Gravierendste Konsequenz: Vorstände "vergessen" mit der Zeit ihre Hauptaufgabe. Statt Zielfestlegung und strategischer Führung tappen Vorstände in die so genannte "Aktivitätenfalle". Sie beschäftigen sich mit Banalitäten. Vorstände machen sich selbst und dem Verein das Leben schwer.

 

In vielen Vorständen herrscht kein Klima, in dem Meinungsverschiedenheiten offen und sachlich ausgetragen werden können, abweichende Meinungen zugelassen, ja bewusst gesucht werden - ganz im Gegenteil. Oft fehlt der Mut zum Widerspruch.

 

Die Qualität der Vorstandsarbeit lebt von der Meinungsvielfalt. Vor allem der Vorstandsvorsitzende muss eine tolerante Haltung ausstrahlen und Kontroversen fördern.

 

Vorstände müssen sich zu Teams entwickeln

 

Viele Vorstände scheitern deswegen, weil es ihnen nicht gelingt, zu einem starken Team zu wachsen. Vorstandsarbeit ist Gruppenarbeit, und hier liegt ihre Chance - aber auch ihr Risiko.

 

Ein in sich uneiniger, unklarer, gar zerstrittener Vorstand wird hier leicht übermächtigt, zum Schaden für den ganzen Verein. Die tatsächliche Autorität eines Vorstandes hängt jedenfalls direkt von der Gruppendynamik im Vorstand selber ab.

 

Und wie wird aus einer Sammlung frisch gewählter Individualisten ein schlagkräftiges Team?

 

Vorstände müssen wissen, worum es geht

 

Vorständen fehlt oft jegliches Gefühl dafür, worum es eigentlich bei der Vereins- oder Verbandsentwicklung geht. Obwohl Vorstände für das langfristige Wohlergehen des Vereins verantwortlich sind, sind Vorstandsmitglieder zumeist unsicher oder uneinig darüber, wie der Erfolg oder Fortschritt eines Vereins beobachtet und überprüft werden sollen.

 

Vorstände müssen lernen, was wichtig ist, was man beobachten und kontrollieren muss.

 

Sie müssen lernen, welches die zentralen Indikatoren sind, mit deren Hilfe die gegenwärtige Lage des Vereins faktenorientiert und objektiv eingeschätzt werden kann - auf die es also ankommt.

 

Vorstände müssen bereit sein, zu lernen

 

Dies ist vielleicht die wichtigste aller Erfolgsvoraussetzungen.

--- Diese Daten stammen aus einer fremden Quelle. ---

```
int plan_pass(pcr_ctx *ctx, PassJob &J, const pcr_pair *pairs, uint32_t n_pairs)
{
	SeqSet &S = ctx->sets[J.which];
	HostTimer timer(ctx, 0);
	if(ctx->timing) ++ctx->n_timed;
	pcrhost::build_candidates((const uint64_t *)pairs, n_pairs, J.opt5 != 0, J.opt3 != 0, J.thr, J.cand);
	const uint32_t ncand = (uint32_t)J.cand.size();
	if(S.n == 0 || ncand == 0) return PCR_OK;
	int rc;
	if((rc = choose_scan_form(ctx, S, J.cand, J.opt5, J.opt3, J.min_len, J.P, J.L)) != PCR_OK) return rc;
	if(ctx->debug_log) fprintf(stderr, "[pcramp] scan plan: form=%s, %u candidates, %zu seeded orientations (%zu seeds), %zu plain, %u/%u IUPAC tiles, %u-slot buckets\n",
		form_name(J.P.form), ncand, J.P.or_seed.size(), J.P.n_seeds, J.P.or_plain.size(), S.n_degen_tiles, S.n_tiles, S.bucket_cap);
	prepare_tables(S, J, J.has_fa ? &J.fa : nullptr);
// ... 28 lines not shown
	HostTimer timer(ctx, 1);
	int rc;
	if((rc = ctx->best.ensure((size_t)S.n*ncand)) != PCR_OK) return rc;
	if(ctx->best.generation != ctx->best_seen){
		HIP_TRY(hipMemsetAsync(ctx->best.p, 0, ctx->best.cap*sizeof(uint32_t), ctx->stream));
		ctx->best_seen = ctx->best.generation; ctx->epoch = std::min(ctx->debug_epoch, EPOCH_LIMIT);
	}
	StagedTables T;
	if((rc = stage_tables(ctx, S, J, fa, async, ctrl_was_clean, T)) != PCR_OK) return rc;

	timer.next(2);
	uint32_t h_counters[4];
	if((rc = S.touched.ensure(S.n)) != PCR_OK) return rc;
	S.d_seg_hi = S.ctrl.p + 8 + S.n;
	for(int attempt = 0;;++attempt){
		const uint32_t cap = S.bucket_cap;
		const uint64_t n_slots = (uint64_t)S.n*cap;
		if(!buckets_fit(n_slots)){
			assert(J.seq == 0);
			S.bucket_cap = 64;
			g_err = "pcr_select_words: the per-sequence hit buckets would not fit (too many tied sites per sequence)"; return PCR_ERR_CAPACITY;
		}
		if((rc = ctx->hits.ensure(n_slots)) != PCR_OK) return rc;
		if((rc = S.db.ensure(n_slots)) != PCR_OK) return rc;
		if(attempt > 0) HIP_TRY(hipMemsetAsync(S.ctrl.p, 0, (8 + 2*(size_t)S.n)*sizeof(uint32_t), ctx->stream));
		if(ctx->epoch >= EPOCH_LIMIT){
			HIP_TRY(hipMemsetAsync(ctx->best.p, 0, ctx->best.cap*sizeof(uint32_t), ctx->stream));
			ctx->epoch = 0;
		}
		++ctx->epoch;
		HitSink sink; sink.best = ctx->best.p; sink.hits = ctx->hits.p; sink.seq_count = S.ctrl.p + 8;
		sink.counters = S.ctrl.p; sink.cap = cap; sink.ncand = ncand; sink.epoch = ctx->epoch;
		const bool fused = async && fa && fa->staged && fused_tail_fits(cap, fa->n_pairs);
		if(J.seq && !fused){ g_err = "pcr_screen_device: a pipelined pass lost its fused tail"; return PCR_ERR_STATE; }
		if((rc = launch_scans(ctx, S, P, J.L, T, fa, sink)) != PCR_OK) return rc;
		if((rc = fused ? fused_tail(ctx, S, sink, fa, J.seq) : plain_tail(ctx, S, sink, async, fa)) != PCR_OK) return rc;
		if(async){
			S.db_cap = cap; S.n_slots = n_slots;
			S.n_touched = N_TOUCHED_UNKNOWN; S.n_entries = 1; S.have_db = true;
			return PCR_OK;
		}
		timer.next(3);
		if((rc = mail_wait(ctx, ctx->mail_seq, h_counters)) != PCR_OK) return rc;
		timer.next(2);
		S.db_cap = cap; S.n_slots = n_slots;
		const bool overflowed = (h_counters[0] & 1u) != 0;
		if(overflowed && (attempt >= 12 || cap >= MAX_BUCKET_CAP_GLOBAL)){ g_err = "pcr_select_words: more than 65536 candidate sites in one sequence (per-sequence bucket limit)"; return PCR_ERR_CAPACITY; }
		const uint32_t want = resized_buckets(overflowed, cap, h_counters[2], attempt);
		if(!want) break;
		S.bucket_cap = want;
	}
	if(ctx->debug_log) fprintf(stderr, "[pcramp] pass done: %u-slot buckets, largest fill %u, %u sequences with entries\n", S.db_cap, h_counters[2], h_counters[3]);
	S.n_touched = h_counters[3];
	S.n_entries = S.n_touched ? 1 : 0;
	S.have_db = true;
	if(n_entries_out){
		if((rc = count_entries(ctx, S)) != PCR_OK) return rc;
		*n_entries_out = S.n_entries;
	}
// ... 235 lines not shown
```

pcramp_amd/csrc/pcr_select_sites.inc:

```

namespace {

struct SitesSlow { const uint4 *cand_fwd, *cand_rc; const uint32_t *cand_floor; uint32_t ncand; uint32_t pad; };

__device__ __noinline__ uint32_t sites_recount(uint32_t bits, uint32_t o_base, uint32_t have, uint32_t wa, uint32_t wc, uint32_t wg, uint32_t wt,
	const SitesSlow *A)
{
	if(have & 1u) bits &= 0xAAAAAAAAu;
	if(have & 2u) bits &= 0x55555555u;
	const uint32_t ncand = A->ncand;
	while(bits){
		const uint32_t j = __ffs(bits) - 1;
		bits &= bits - 1;
		const uint32_t o = o_base + j, c = o >> 1;
		if(c >= ncand) continue;
		const uint32_t cnt = match_count(wa, wc, wg, wt, (o & 1u) ? A->cand_rc[c] : A->cand_fwd[c]);
		if(cnt >= A->cand_floor[c]){
			have |= 1u << (o & 1u);
			bits &= (o & 1u) ? 0x55555555u : 0xAAAAAAAAu;
		}
	}
	return have;
}

// ... 200 lines not shown
	for(uint32_t o = 0;o < 2*ncand;++o) P.or_plain[o] = o;
	if(ctx->debug_log) fprintf(stderr, "[pcramp] all-sites plan: %u candidates, %u/%u IUPAC tiles, %u live irregular words, %u-slot buckets\n",
		ncand, S.n_degen_tiles, S.n_tiles, P.n_live, S.bucket_cap);
	StagedTables T;
	prepare_tables(S, J, nullptr);
	timer.next(1);
	if((rc = stage_tables(ctx, S, J, nullptr, false, false, T)) != PCR_OK) return rc;

	timer.next(2);
	uint32_t h_counters[4];
	if((rc = S.touched.ensure(S.n)) != PCR_OK) return rc;
	S.d_seg_hi = S.ctrl.p + 8 + S.n;
	for(int attempt = 0;;++attempt){
		const uint32_t cap = S.bucket_cap;
		const uint64_t n_slots = (uint64_t)S.n*cap;
		if(n_slots >= (uint64_t(1) << 32) || n_slots*(sizeof(Hit) + sizeof(DevEntry)) > (uint64_t(96) << 30)){
			S.bucket_cap = 64;
			g_err = "pcr_select_sites: the per-sequence hit buckets would not fit (too many sites per sequence)"; return PCR_ERR_CAPACITY;
		}
		if((rc = ctx->hits.ensure(n_slots)) != PCR_OK) return rc;
		if((rc = S.db.ensure(n_slots)) != PCR_OK) return rc;
		if(attempt > 0) HIP_TRY(hipMemsetAsync(S.ctrl.p, 0, (8 + 2*(size_t)S.n)*sizeof(uint32_t), ctx->stream));
		HitSink sink; sink.best = nullptr; sink.hits = ctx->hits.p; sink.seq_count = S.ctrl.p + 8;
		sink.counters = S.ctrl.p; sink.cap = cap; sink.ncand = ncand; sink.epoch = 0;
		if((rc = launch_sites(ctx, S, P, T.plain, sink)) != PCR_OK) return rc;
		if((rc = plain_tail<true>(ctx, S, sink, false, nullptr)) != PCR_OK) return rc;
		timer.next(3);
		if((rc = mail_wait(ctx, ctx->mail_seq, h_counters)) != PCR_OK) return rc;
		timer.next(2);
		S.db_cap = cap; S.n_slots = n_slots;
		const bool overflowed = (h_counters[0] & 1u) != 0;
		if(overflowed && (attempt >= 12 || cap >= MAX_BUCKET_CAP_GLOBAL)){
			S.bucket_cap = 64;
			g_err = "pcr_select_sites: more than 65536 candidate sites in one sequence (per-sequence bucket limit)"; return PCR_ERR_CAPACITY;
		}
		const uint32_t want = resized_buckets(overflowed, cap, h_counters[2], attempt);
		if(!want) break;
		S.bucket_cap = want;
	}
	if(ctx->debug_log) fprintf(stderr, "[pcramp] all-sites pass done: %u-slot buckets, largest fill %u, %u sequences with entries\n", S.db_cap, h_counters[2], h_counters[3]);
	S.n_touched = h_counters[3];
	S.n_entries = S.n_touched ? 1 : 0;
	S.have_db = true;
	if(n_entries_out){
		if((rc = count_entries(ctx, S)) != PCR_OK) return rc;
		*n_entries_out = S.n_entries;
	}
// ... 16 lines not shown
```

Baseline: 23.64 billion.

## Record hit windows in seed3 scan and skip per-candidate best lookup in post

The seed3 scan now writes each hit's 64-bit window code next to the hit record. The fused k_post tail then rebuilds the entry planes from that code, so it no longer re-materialises them from sequence blocks. Within a wave, k_post resolves the per-candidate maximum with readlane instead of reading the global best array. This removes scattered global reads from the post kernel. In exchange it adds an extra buffer write per hit and an O(n) lane loop, and the scan's hit loop is split into two passes.

New measurement: 23.47 billion, median of 2. No clear change (-0.7%).

```diff
diff --git a/pcramp_amd/csrc/pcr_device.hip b/pcramp_amd/csrc/pcr_device.hip
--- a/pcramp_amd/csrc/pcr_device.hip
+++ b/pcramp_amd/csrc/pcr_device.hip
@@ -179,7 +179,7 @@
 	valid[gb] = out;
 }
 
-struct HitSink { uint32_t *best; Hit *hits; uint32_t *seq_count; uint32_t *counters; uint32_t cap; uint32_t ncand; uint32_t epoch; };
+struct HitSink { uint32_t *best; Hit *hits; uint32_t *seq_count; uint32_t *counters; uint32_t cap; uint32_t ncand; uint32_t epoch; uint2 *wins; };
 
 __device__ __forceinline__ void record_hit_inline(const HitSink &k, uint32_t seq, uint32_t cand, uint64_t key, uint32_t cnt)
 {
@@ -637,11 +637,13 @@
 	struct S3Launch { Seed3Slices W; uint32_t n_chunks, per_wg, slice_cap, n_irr_wg; };
 	bool no_seed3 = false, s3_attr_set = false;
 	bool s3_next = true;
+	bool post_inline = true;
 	bool s2_attr_set = false; uint32_t s2_dbg = 0; bool no_irr_index = false;
 	std::unordered_map<S2Key, S2Entry, S2KeyHash> s1_cache;
 	DevBuf<uint32_t> s1_image, s1_heads, s1_multi, s1_part;
 	bool host_seed_tables = false;
 	DevBuf<Hit> hits;
+	DevBuf<uint2> wins;
 	DevBuf<uint64_t> bits_fr, bits_rf;
 	DevBuf<OligoDev> oligos;
 	DevBuf<SwJob> sw_jobs; DevBuf<SwOut> sw_out; DevBuf<uint8_t> sw_q, sw_qlen, sw_t, entry_codes, entry_lens;
@@ -1307,6 +1309,7 @@
 	if(const char *v = getenv("PCRAMP_IRR_INDEX")) ctx->no_irr_index = v[0] == '0';
 	if(const char *v = getenv("PCRAMP_SEED3")) ctx->no_seed3 = v[0] == '0';
 	if(const char *v = getenv("PCRAMP_S3_NEXT")) ctx->s3_next = v[0] != '0';
+	if(const char *v = getenv("PCRAMP_POST_INLINE")) ctx->post_inline = v[0] != '0';
 	if(const char *v = getenv("PCRAMP_LAUNCH_THREAD")) ctx->launch_thread = v[0] != '0';
 	if(const char *v = getenv("PCRAMP_SCAN")){ if(v[0] == '1') ctx->scan_version = 1; else if(v[0] == '2') ctx->scan_version = 2; }
 	{
diff --git a/pcramp_amd/csrc/pcr_host.hpp b/pcramp_amd/csrc/pcr_host.hpp
--- a/pcramp_amd/csrc/pcr_host.hpp
+++ b/pcramp_amd/csrc/pcr_host.hpp
@@ -70,6 +70,39 @@
 	r.c = bitrev32(p.g);
 	r.g = bitrev32(p.c);
 	return r;
+}
+
+#if defined(__HIPCC__)
+#define PCR_HOST_DEVICE __host__ __device__
+#else
+#define PCR_HOST_DEVICE
+#endif
+PCR_HOST_DEVICE inline uint32_t gather_even_bits(uint64_t x)
+{
+	x &= 0x5555555555555555ull;
+	x = (x | (x >> 1)) & 0x3333333333333333ull;
+	x = (x | (x >> 2)) & 0x0F0F0F0F0F0F0F0Full;
+	x = (x | (x >> 4)) & 0x00FF00FF00FF00FFull;
+	x = (x | (x >> 8)) & 0x0000FFFF0000FFFFull;
+	return (uint32_t)(x | (x >> 16));
+}
+PCR_HOST_DEVICE inline uint32_t bitrev32_hd(uint32_t v)
+{
+#if defined(__HIP_DEVICE_COMPILE__)
+	return __builtin_bitreverse32(v);
+#else
+	return bitrev32(v);
+#endif
+}
+PCR_HOST_DEVICE inline Planes planes_of_window_codes(uint32_t w0, uint32_t w1, uint32_t strand )
+{
+	const uint64_t code = (uint64_t)w0 | ((uint64_t)w1 << 32);
+	const uint32_t lo = gather_even_bits(code), hi = gather_even_bits(code >> 1);
+	const uint32_t a = ~lo & ~hi, c = lo & ~hi, g = ~lo & hi, t = lo & hi;
+	Planes p;
+	if(strand == 1){ p.a = a; p.c = c; p.g = g; p.t = t; }
+	else{ p.a = bitrev32_hd(t); p.t = bitrev32_hd(a); p.c = bitrev32_hd(g); p.g = bitrev32_hd(c); }
+	return p;
 }
 
 inline uint32_t planes_occupied(const Planes &p) { return p.a | p.c | p.g | p.t; }
diff --git a/pcramp_amd/csrc/pcr_scan_seed3.inc b/pcramp_amd/csrc/pcr_scan_seed3.inc
--- a/pcramp_amd/csrc/pcr_scan_seed3.inc
+++ b/pcramp_amd/csrc/pcr_scan_seed3.inc
@@ -99,6 +99,34 @@
 			const uint32_t n = match_count(e.w.a, e.w.c, e.w.g, e.w.t, cand_fwd[c]);
 			if(n >= cand_floor[c]) record_hit(sink, e.seq, c, make_key(e.seq, e.loc, e.meta & 0xFF, 1, (e.meta >> 16) & 0xFF), n);
 		}
+	}
+}
+
+__device__ __forceinline__ void s3_window(const uint4 en, uint32_t off, uint32_t code, uint32_t &a0, uint32_t &a1)
+{
+	const uint32_t r_lo = funnel(en.z, en.w, 14);
+	const uint4 cx = make_uint4(en.y << 2, (funnel(en.y, en.z, 30) & 0xFFFFu) | (code << 16), (code >> 16) | (r_lo << 2), en.w >> 12);
+	const uint32_t in = 24u - off, sh = 2u*(in & 15u);
+	a0 = (in < 16u) ? funnel(cx.x, cx.y, sh) : funnel(cx.y, cx.z, sh);
+	a1 = (in < 16u) ? funnel(cx.y, cx.z, sh) : funnel(cx.z, cx.w, sh);
+}
+
+__device__ __forceinline__ void record_hit_window(const HitSink k, uint32_t seq, uint32_t cand, uint64_t key, uint32_t cnt, const uint4 *__restrict__ entry, uint32_t sdv)
+{
+	uint4 en = *entry;
+	const uint32_t tagged = (k.epoch << 8) | cnt;
+	const uint32_t old = atomicMax(&k.best[(size_t)seq*k.ncand + cand], tagged);
+	asm volatile("" : "+v"(en.y), "+v"(en.z), "+v"(en.w));
+	if(tagged >= old){
+		const uint32_t slot = atomicAdd(&k.seq_count[seq], 1u);
+		if(slot < k.cap){
+			Hit h; h.key = key; h.cand = cand; h.cnt = cnt;
+			uint32_t a0, a1;
+			s3_window(en, (sdv >> 9) & 31u, sdv >> 14, a0, a1);
+			k.hits[(size_t)seq*k.cap + slot] = h;
+			k.wins[(size_t)seq*k.cap + slot] = make_uint2(a0, a1);
+		}
+		else{ atomicOr(&k.counters[0], 1u); atomicMax(&k.counters[2], slot + 1); }
 	}
 }
 
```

Vorstandsmitglieder sind aber selbst oft der Auffassung, dass sie schon versiert genug sind, genug wissen, und keine Fortbildung oder keine Schulung nötig haben.

 

Gute Vorstände waren fast nie von Anfang an gut.

 

Fast immer war ein Vorstand, der später zu einem exzellenten Team geworden ist, zunächst nicht mehr als eine Ansammlung ganz verschiedener Individuen. Und es braucht viel Zeit.

 

Ein Vorstand ist insofern natürlicherweise eine " lernende Organisation " - eine Gruppe von Menschen, die erst mit der Zeit die Fähigkeit entwickelt, diejenigen Ergebnisse zu erzielen, die sie erzielen will.